- **PROBLEM TO WORK ON**:
Word for word, set down every line of the entries below from the line with "const int j = k + 1;" to the line with "mx = fmaxf(mx, fmaxf(fmaxf(cm[layer +", including both, and no other line.
** DATA PROVIDED follows **
__global__ __launch_bounds__(256) void extrema_kernel(OctaveDev oc, int octave, unsigned long long* cand, unsigned* count, unsigned cap, unsigned* overflow, BatchStride bs,
                                                      float* cube, unsigned cube_cap) {
    {
        const size_t f = blockIdx.y;
#pragma unroll
        for (int l = 0; l < N_LEVELS; l++) oc.lv[l] += f * bs.pyr;
        cand += f * bs.cand; count += f * CCNT_STRIDE; overflow += f * CNT_STRIDE; cube += f * bs.cube;
    }
    constexpr int PC = EW + 8;
    constexpr int P4 = PC / 4;
    constexpr int RW = EH + 2;
    __shared__ v4f s_d4[5][RW * P4];
    __shared__ unsigned long long s_list[ECAP];
    __shared__ unsigned s_n, s_base;
    const int tid = threadIdx.x;
    const int tiles_x = (oc.w + EW - 1) / EW, tiles_y = (oc.h + EH - 1) / EH;
    const int tile = xcd_remap(blockIdx.x, tiles_x * tiles_y);
    const int tyy = tile / tiles_x, txx = tile - tyy * tiles_x;
    const int x0 = txx * EW, y0 = tyy * EH;
    if (tid == 0) s_n = 0;
    const bool vec = ((oc.w & 3) == 0) && (x0 - 4 >= 0) && (x0 + EW + 4 <= oc.w) && ((reinterpret_cast<uintptr_t>(oc.lv[0]) & 7) == 0);
    if (vec) {
        for (int idx = tid; idx < RW * (EW / 4); idx += 256) {
            const int ry = idx / (EW / 4), c4 = idx - ry * (EW / 4);
            int gy = y0 - 1 + ry;
            gy = gy < 0 ? 0 : (gy > oc.h - 1 ? oc.h - 1 : gy);
            const size_t o = (size_t)gy * oc.w + (x0 + 4 * c4);
            v4f g[N_LEVELS];
#pragma unroll
            for (int l = 0; l < N_LEVELS; l++) g[l] = ld4(oc.lv[l] + o);
#pragma unroll
            for (int l = 0; l < 5; l++) s_d4[l][ry * P4 + 1 + c4] = g[l + 1] - g[l];
        }
        if (tid < 2 * RW) {
            const int ry = tid >> 1, side = tid & 1;
            int gy = y0 - 1 + ry;
            gy = gy < 0 ? 0 : (gy > oc.h - 1 ? oc.h - 1 : gy);
            const size_t o = (size_t)gy * oc.w + (side ? x0 + EW : x0 - 1);
            float g[N_LEVELS];
#pragma unroll
            for (int l = 0; l < N_LEVELS; l++) g[l] = ld1(oc.lv[l] + o);
#pragma unroll
            for (int l = 0; l < 5; l++) reinterpret_cast<float*>(s_d4[l])[ry * PC + (side ? 4 + EW : 3)] = g[l + 1] - g[l];
        }
    } else {
        for (int idx = tid; idx < RW * PC; idx += 256) {
            const int ry = idx / PC, rx = idx - ry * PC;
            int gy = y0 - 1 + ry, gx = x0 - 4 + rx;
            gy = gy < 0 ? 0 : (gy > oc.h - 1 ? oc.h - 1 : gy);
            gx = gx < 0 ? 0 : (gx > oc.w - 1 ? oc.w - 1 : gx);
            const size_t o = (size_t)gy * oc.w + gx;
            float g[N_LEVELS];
#pragma unroll
            for (int l = 0; l < N_LEVELS; l++) g[l] = ld1(oc.lv[l] + o);
#pragma unroll
            for (int l = 0; l < 5; l++) reinterpret_cast<float*>(s_d4[l])[idx] = g[l + 1] - g[l];
        }
    }
    __syncthreads();
    for (int item = tid; item < EH * (EW / 4); item += 256) {
        const int ly = item / (EW / 4), xg = item - ly * (EW / 4);
        const int r = y0 + ly;
        float cm[5][6], cn[5][6], mid[5][6], top[5][6], bot[5][6];
#pragma unroll
        for (int pl = 0; pl < 5; pl++) {
            const float* base = reinterpret_cast<const float*>(s_d4[pl]) + (ly + 1) * PC + 4 * xg + 4;
#pragma unroll
            for (int rr = -1; rr <= 1; rr++) {
                const float* q = base + rr * PC;
                const v4f c4 = *reinterpret_cast<const v4f*>(q);
                float v[6] = {q[-1], c4.x, c4.y, c4.z, c4.w, q[4]};
#pragma unroll
                for (int j = 0; j < 6; j++) { if (rr == -1) top[pl][j] = v[j]; else if (rr == 0) mid[pl][j] = v[j]; else bot[pl][j] = v[j]; }
            }
#pragma unroll
            for (int j = 0; j < 6; j++) {
                cm[pl][j] = fmaxf(fmaxf(top[pl][j], mid[pl][j]), bot[pl][j]);
                cn[pl][j] = fminf(fminf(top[pl][j], mid[pl][j]), bot[pl][j]);
            }
        }
        unsigned hit = 0;
#pragma unroll
        for (int k = 0; k < 4; k++) {
            const int j = k + 1;
#pragma unroll
            for (int layer = 1; layer <= N_LAYERS; layer++) {
                const float val = mid[layer][j];
                float mx = fmaxf(fmaxf(cm[layer - 1][j - 1], cm[layer - 1][j]), cm[layer - 1][j + 1]);
                mx = fmaxf(mx, fmaxf(fmaxf(cm[layer + 1][j - 1], cm[layer + 1][j]), cm[layer + 1][j + 1]));
                mx = fmaxf(mx, fmaxf(fmaxf(cm[layer][j - 1], cm[layer][j + 1]), fmaxf(top[layer][j], bot[layer][j])));
                float mn = fminf(fminf(cn[layer - 1][j - 1], cn[layer - 1][j]), cn[layer - 1][j + 1]);
                mn = fminf(mn, fminf(fminf(cn[layer + 1][j - 1], cn[layer + 1][j]), cn[layer + 1][j + 1]));
                mn = fminf(mn, fminf(fminf(cn[layer][j - 1], cn[layer][j + 1]), fminf(top[layer][j], bot[layer][j])));
                const float q = val > 0.0f ? mx : -mn;
                hit |= fabsf(val) >= fmaxf(q, DOG_THRESHOLD_P1) ? (1u << ((layer - 1) * 4 + k)) : 0u;
            }
        }
        unsigned cmask = 0;
#pragma unroll
        for (int k = 0; k < 4; k++) { const int c = x0 + 4 * xg + k; cmask |= (c >= IMG_BORDER && c < oc.w - IMG_BORDER) ? (0x111u << k) : 0u; }
        hit = (r >= IMG_BORDER && r < oc.h - IMG_BORDER) ? (hit & cmask) : 0u;
        while (hit) {
            const int bb = __builtin_ctz(hit); hit &= hit - 1;
            const int layer = bb / 4 + 1, c = x0 + 4 * xg + (bb & 3);
            const unsigned long long rec = ((unsigned long long)octave << 48) | ((unsigned long long)layer << 40) | ((unsigned long long)r << 20) | (unsigned long long)c;
            const unsigned slot = atomicAdd(&s_n, 1u);
            if (slot < ECAP) s_list[slot] = rec;
            else {
                const unsigned reg = ((unsigned)tile >> REG_SHIFT) & (NREG - 1);
                const unsigned g = atomicAdd(&count[reg * REG_STRIDE], 1u);
                if (g < cap) cand[(size_t)reg * cap + g] = rec; else *overflow = 1;
            }
        }
    }
    __syncthreads();
    const unsigned nloc = s_n < ECAP ? s_n : ECAP;
    const unsigned reg = ((unsigned)tile >> REG_SHIFT) & (NREG - 1);
    if (tid == 0 && nloc) s_base = atomicAdd(&count[reg * REG_STRIDE], nloc);
    __syncthreads();
    for (unsigned i = tid; i < nloc; i += 256) {
        const unsigned g = s_base + i;
        if (g < cap) cand[(size_t)reg * cap + g] = s_list[i] | (g < cube_cap ? (1ull << 63) : 0ull); else *overflow = 1;
    }
    for (unsigned idx = tid; idx < nloc * 27; idx += 256) {
        const unsigned ci = idx / 27, e = idx - ci * 27;
        const unsigned g = s_base + ci;
        if (g >= cube_cap) continue;
        const unsigned long long rec = s_list[ci];
        const int L0 = (int)((rec >> 40) & 0xff), R0 = (int)((rec >> 20) & 0xfffff), C0 = (int)(rec & 0xfffff);
        const int dl = (int)(e / 9) - 1, dr = (int)((e / 3) % 3) - 1, dc = (int)(e % 3) - 1;
        cube[((size_t)reg * 32 + e) * cube_cap + g] = reinterpret_cast<const float*>(s_d4[L0 + dl])[(R0 + dr - y0 + 1) * PC + (C0 + dc - x0) + 4];
    }
}

constexpr int XCAP = 144;
constexpr int XNB_CAP = 64;
constexpr int XRING_DW = 5 * 3 * 128;
constexpr int XNB_DW = 18;
constexpr int XLDS_BYTES = 4 * (XRING_DW * 4 + XCAP * 8 + XNB_CAP * XNB_DW * 4);
static_assert(XWAVES * XLDS_BYTES <= 160 * 1024 && XLDS_BYTES <= 53 * 1024, "extrema_stream: ring + list must leave room for XWAVES workgroups per CU");
typedef short s2 __attribute__((ext_vector_type(2)));
struct XRow { uint2 m[N_LEVELS]; };
struct XDog { s2 m[5][2]; };
__device__ __forceinline__ s2 as_s2(unsigned v) { return __builtin_bit_cast(s2, v); }
__device__ __forceinline__ unsigned as_u(s2 v) { return __builtin_bit_cast(unsigned, v); }
__device__ __forceinline__ s2 pmax(s2 a, s2 b) { return __builtin_elementwise_max(a, b); }
__device__ __forceinline__ s2 pmin(s2 a, s2 b) { return __builtin_elementwise_min(a, b); }
__device__ __forceinline__ unsigned dpp_lower(unsigned v) { return (unsigned)__builtin_amdgcn_update_dpp(0, (int)v, 0x138 , 0xf, 0xf, true); }
__device__ __forceinline__ unsigned dpp_upper(unsigned v) { return (unsigned)__builtin_amdgcn_update_dpp(0, (int)v, 0x130 , 0xf, 0xf, true); }

__device__ __forceinline__ unsigned xtest_row(const XDog& A, const XDog& B, const XDog& C, int xm, int clo, int chi, bool row_ok) {
    s2 hx[5][2], hn[5][2];
#pragma unroll
    for (int p = 0; p < 5; p++) {
        auto h3 = [](s2 c01, s2 c23, bool mx, s2& o01, s2& o23) {
            const unsigned u01 = as_u(c01), u23 = as_u(c23);
            const unsigned l23 = dpp_lower(u23), r01 = dpp_upper(u01);
            const s2 s_m0 = as_s2(__builtin_amdgcn_alignbit(u01, l23, 16));
            const s2 s_12 = as_s2(__builtin_amdgcn_alignbit(u23, u01, 16));
            const s2 s_34 = as_s2(__builtin_amdgcn_alignbit(r01, u23, 16));
            if (mx) { o01 = pmax(pmax(s_m0, c01), s_12); o23 = pmax(pmax(s_12, c23), s_34); }
            else    { o01 = pmin(pmin(s_m0, c01), s_12); o23 = pmin(pmin(s_12, c23), s_34); }
        };
        h3(pmax(pmax(A.m[p][0], B.m[p][0]), C.m[p][0]), pmax(pmax(A.m[p][1], B.m[p][1]), C.m[p][1]), true, hx[p][0], hx[p][1]);
        h3(pmin(pmin(A.m[p][0], B.m[p][0]), C.m[p][0]), pmin(pmin(A.m[p][1], B.m[p][1]), C.m[p][1]), false, hn[p][0], hn[p][1]);
    }
    unsigned hit = 0;
    const s2 t21 = {21, 21}, tm21 = {-21, -21};
#pragma unroll
    for (int layer = 1; layer <= N_LAYERS; layer++) {
#pragma unroll
        for (int r = 0; r < 2; r++) {
            const s2 val = B.m[layer][r];
            const s2 mx = pmax(pmax(pmax(hx[layer - 1][r], hx[layer][r]), hx[layer + 1][r]), t21);
            const s2 mn = pmin(pmin(pmin(hn[layer - 1][r], hn[layer][r]), hn[layer + 1][r]), tm21);
            const bool h0 = (val.x == mx.x) | (val.x == mn.x), h1 = (val.y == mx.y) | (val.y == mn.y);
            hit = (hit << 2) | (h0 ? 2u : 0u) | (h1 ? 1u : 0u);
        }
    }
    if (!row_ok || hit == 0) return 0u;
    unsigned out = 0;
#pragma unroll
    for (int b = 0; b < 12; b++) out |= ((hit >> (11 - b)) & 1u) << b;
    unsigned cmask = 0;
#pragma unroll
    for (int k = 0; k < 4; k++) cmask |= (xm + k >= clo && xm + k < chi) ? (0x111u << k) : 0u;
    return out & cmask;
}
** End of DATA PROVIDED **
- **THE COMPLETED TASK**:
            const int j = k + 1;
#pragma unroll
            for (int layer = 1; layer <= N_LAYERS; layer++) {
                const float val = mid[layer][j];
                float mx = fmaxf(fmaxf(cm[layer - 1][j - 1], cm[layer - 1][j]), cm[layer - 1][j + 1]);
                mx = fmaxf(mx, fmaxf(fmaxf(cm[layer + 1][j - 1], cm[layer + 1][j]), cm[layer + 1][j + 1]));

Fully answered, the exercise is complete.